Should what kind of wood and thickness? I am no carpenter, but love DIY. Any tips are welcome as I want to start tomorrow with the wood. Ill have them cut it for me. I plan to coat the inside with polyurethane. Any suggestions would help. 

I do not know what else to include as i am so excited.


----------



## sandiegoleu (Jun 2, 2009)

so ive searched but nothing comes up except someone used red oak. Any other word besides marine grade. I want a name to tell to employees at HD


----------



## tincubus (Apr 9, 2010)

i would use some mesonite wood.


----------



## gschump79 (Jun 27, 2009)

use some cheap 3/4 plywood or 1/2plywood if properly supported and wrap it with the 1/4 veneer of your choice whether its is an oak or birch. It will save you a ton of money this way.


----------



## sandiegoleu (Jun 2, 2009)

thanks chump thats the advice i wanted. 


One question, could i wrap it seamlessly? im excited because wife gave me the go ahead. Many may criticize, but i plan on a emerald with three luecs


----------



## Tony (Oct 13, 2008)

sandiegoleu said:


> Many may criticize, but i plan on a emerald with three luecs


Emerald as in emerald tree boa? Very cool, that viv should be plenty big enough for both species to find their niches.


----------



## gschump79 (Jun 27, 2009)

you could definately do it seamless your only concern would be the corners but nothing a little trim cant fix. just use a jigsaw to cut out any holes needed for viewing or ventilation. I hope this helps. If you need any info on building or need some pics I can help out alot as I have some really good examples just pm me.


----------



## vivbulider (Jan 23, 2010)

I'm building a tank the same size I'm useing 3/4" and i can't break it if I try t was $17 for a 8' by 4' sheet at lowes


----------



## VenomR00 (Apr 23, 2010)

Make sure its PT (Pressure Treated) wood. Otherwise it will start to mold rapidly.


----------



## vivbulider (Jan 23, 2010)

VenomR00 said:


> Make sure its PT (Pressure Treated) wood. Otherwise it will start to mold rapidly.

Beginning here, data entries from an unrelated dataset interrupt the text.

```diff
@@ -473,7 +476,7 @@
     def _encode(self, pk, x4, n, H, W, out_rows):
         C = self.latent_dim
         composite = "encoder_struct" in pk and out_rows.is_contiguous()
-        est = "encoder_struct_shared" if self._shared_gpu else "encoder_struct"
+        est = ("encoder_struct", "encoder_struct_shared", "encoder_struct_launches")[self._shared_gpu]
         if isinstance(x4, _ClipImages):
             src = x4
             if composite and self.stem_reads_clip:
@@ -589,12 +592,17 @@
         return self._side[key]
 
     @contextlib.contextmanager
-    def _beside_windows(self, short_workgroups=True):
-        self._shared_gpu = short_workgroups
+    def _beside_windows(self, mode=1):
+        self._shared_gpu = mode
         try:
             yield
         finally:
-            self._shared_gpu = False
+            self._shared_gpu = 0
+
+    def side_encoder_mode(self, side_images, first_block_images):
+        if self.wide_conv_shared in ("0", "1", "2"):
+            return {"0": 1, "1": 0, "2": 2}[self.wide_conv_shared]
+        return 0 if side_images > 2 * first_block_images else 2
 
     def _encode_on_side_stream(self, store, rgbs, firsts, pending, end=None):
         dev = rgbs.device
@@ -607,11 +615,11 @@
         V = rgbs.shape[0]
         first_block = max(1, min(rgbs.shape[1], S)) * V
         side_images = sum(min(T, a + S // 2) - a for a in firsts) * V
-        big = self.wide_conv_shared == "1" or (self.wide_conv_shared == "auto" and side_images > 2 * first_block)
+        mode = self.side_encoder_mode(side_images, first_block)
         for i, a in enumerate(firsts):
             st = streams[i % len(streams)]
             with torch.cuda.stream(st):
-                with self._beside_windows(short_workgroups=not big):
+                with self._beside_windows(mode):
                     self.fill_frame_features(store, rgbs, a, min(T, a + S // 2))
                 ev = torch.cuda.Event()
                 ev.record(st)
```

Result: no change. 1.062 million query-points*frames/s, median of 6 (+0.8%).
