@@ -286,6 +336,10 @@
                 if cv.wino is not None and _WINO[0] and x.is_contiguous(memory_format=torch.channels_last):
                     x = wino.conv3x3_auto(x, cv.wino, cv.weight.shape[0], cv.shift, True)
                     continue
+                if (cv.s2 is not None and _S2[0] and x.shape[1] <= _S2_MAX_CIN[0] and x.is_contiguous(memory_format=torch.channels_last)
+                        and conv_s2_fits(x.shape[0], x.shape[1], x.shape[2], x.shape[3], cv.weight.shape[0])):
+                    x = conv_s2_(x, cv.s2, cv.shift, True)
+                    continue
                 if cv.zero_pad is not None:
                     x = F.pad(x, cv.zero_pad)
                 x = _cl(F.conv2d(x, cv.weight, None, cv.stride, cv.pad, cv.dilation, cv.groups))
diff --git a/lidardetection_amd/csrc/build.py b/lidardetection_amd/csrc/build.py
--- a/lidardetection_amd/csrc/build.py
+++ b/lidardetection_amd/csrc/build.py
@@ -8,7 +8,8 @@
 HIPCC = os.environ.get("HIPCC", "/opt/rocm/bin/hipcc")
 FLAGS = ["--offload-arch=gfx950", "-O3", "-fPIC", "-std=c++17", "-ffp-contract=off", "-fvisibility=hidden",
          "-Wall", "-Wno-unused-function"]
-EXTRA_FLAGS = {"wino43_conv.hip": ["-mllvm", "-pragma-unroll-threshold=4000000", "-Wno-inline-asm"]}
+EXTRA_FLAGS = {"wino43_conv.hip": ["-mllvm", "-pragma-unroll-threshold=4000000", "-Wno-inline-asm"],
+               "conv3x3s2.hip": ["-Wno-inline-asm"]}
 
 
 def sources():
diff --git a/lidardetection_amd/csrc/conv3x3s2.hip b/lidardetection_amd/csrc/conv3x3s2.hip
--- /dev/null
+++ b/lidardetection_amd/csrc/conv3x3s2.hip
@@ -0,0 +1,216 @@
+#include "common.h"
+
+typedef float f32x4 __attribute__((ext_vector_type(4)));
+typedef int i32x4 __attribute__((ext_vector_type(4)));
+
+#define CS_OOB 0x80000000u
+#define CS_NF 3
+#define CS_MIN_CIN 32
+#define CS_MAX_C 256
+
+static constexpr int cs_npix(int FW) { return (2 * (2 * CS_NF * (16 / FW)) + 1) * (2 * FW + 1); }
+static constexpr int cs_plane(int FW) { return (cs_npix(FW) + 14) / 16 * 16 + 1; }
+static constexpr int cs_qw(int FW) { return (4 * cs_plane(FW) + 255) / 256; }
+
+__global__ __launch_bounds__(256) void cs_pack_kernel(const float *__restrict__ w, int Cin, int Cout, float *__restrict__ P) {
+    const long long idx = (long long)blockIdx.x * 256 + threadIdx.x;
+    if (idx >= 9ll * Cin * Cout) return;
+    const int j = (int)(idx & 3), lane = (int)((idx >> 2) & 63), nt = Cout >> 4;
+    int rest = (int)(idx >> 8);
+    const int T = rest % nt;
+    rest /= nt;
+    const int tap = rest % 9, c = rest / 9;
+    const int co = 16 * T + (lane & 15), ch = 16 * c + 4 * (lane >> 4) + j;
+    P[idx] = w[((size_t)co * Cin + ch) * 9 + tap];
+}
+
+struct CsArgs {
+    const float *in;
+    const float *pk;
+    const float *bias;
+    float *out;
+    int B, H, W, Cin, in_C, Cout, OH, OW, out_C, out_off, relu;
+    int tiles_x, tiles_y, ncg;
+    unsigned in_bytes;
+};
+
+template <int FW>
+__global__ __launch_bounds__(256, 2) void cs_conv_kernel(const CsArgs a) {
+    constexpr int FR = 16 / FW, NF = CS_NF, TH = 2 * NF * FR;
+    constexpr int RW = 2 * FW + 1, NPIX = cs_npix(FW), PLANE = cs_plane(FW), QW = cs_qw(FW), STAGE = QW * 256;
+    __shared__ float4 s_img[2 * STAGE];
+
+    const int t = threadIdx.x, l = t & 63, wv = __builtin_amdgcn_readfirstlane(t >> 6);
+    const int wm = wv >> 1, wn = wv & 1;
+    const int i = l & 15, kq = l >> 4;
+    const int H = a.H, W = a.W;
+
+    int blk = (int)blockIdx.x;
+    const int cg = blk % a.ncg;
+    blk /= a.ncg;
+    const int tx = blk % a.tiles_x;
+    blk /= a.tiles_x;
+    const int ty = blk % a.tiles_y, b = blk / a.tiles_y;
+    const int oy0 = ty * TH, ox0 = tx * FW;
+
+    unsigned doff[QW];
+#pragma unroll
+    for (int k = 0; k < QW; ++k) {
+        const int s = (wv + 4 * k) * 64 + l;
+        const int pl = s / PLANE, p = s - pl * PLANE;
+        const int ry = p / RW, rx = p - ry * RW;
+        const int gy = 2 * oy0 - 1 + ry, gx = 2 * ox0 - 1 + rx;
+        const bool ok = pl < 4 && p < NPIX && gy >= 0 && gy < H && gx >= 0 && gx < W;
+        doff[k] = ok ? ((unsigned)((b * H + gy) * W + gx) * (unsigned)a.in_C + 4u * (unsigned)pl) * 4u : CS_OOB;
+    }
+    i32x4 rsrc;
+    {
+        const unsigned long long base = (unsigned long long)a.in;
+        rsrc[0] = (int)(unsigned)base;
+        rsrc[1] = (int)((unsigned)(base >> 32) & 0xffffu);
+        rsrc[2] = (int)a.in_bytes;
+        rsrc[3] = 0x00020000;
+    }
+    const unsigned img_lds = (unsigned)(size_t)((__attribute__((address_space(3))) char *)s_img);
+    auto dma = [&](int buf) {
+#pragma unroll
+        for (int k = 0; k < QW; ++k) {
+            const unsigned dst = img_lds + (unsigned)((buf * STAGE + (wv + 4 * k) * 64) * 16);
+            asm volatile("s_mov_b32 m0, %2\n\ts_nop 0\n\tbuffer_load_dwordx4 %0, %1, 0 offen lds" : : "v"(doff[k]), "s"(rsrc), "s"(dst) : "memory", "m0");
+            doff[k] += 64u;
+        }
+    };
+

no you coat the wood with epoxy


----------



## VenomR00 (Apr 23, 2010)

Epoxy wears over time. PT is forever =P. but long as you epoxy every few years I guess it would be fine.


----------



## sandiegoleu (Jun 2, 2009)

Yes, I plan on putting a tree boa in there with the darts. I want everyone to be comfortable. It may only be the boa if I think its unfit for the darts.

I want everything to be done right. Epoxy, lights, drainage, misters everything.

On lights, i was thinking of t5. I was thinking about using saltwater style, would plants benefit form the actinics?


----------



## gschump79 (Jun 27, 2009)

dont ever use pressure treated wood in a terrarium it contains all kinds of nasty chemicals that will end up killing your frogs. There is a reason they recommend a dust mask and eye protection right on the tag when working with that stuff because it can be harmful to humans so you know it cant be good for frogs


----------



## jpstod (Sep 8, 2005)

Pressure Treated Lumber contains arsenic..

You can't even burn it and breath in the Fumes without it being deadly


----------



## sandiegoleu (Jun 2, 2009)

nice to know. Thanks guys. 

Ive seen some use MDF board. How long do those last?


----------



## Tony (Oct 13, 2008)

jpstod said:


> Pressure Treated Lumber contains arsenic..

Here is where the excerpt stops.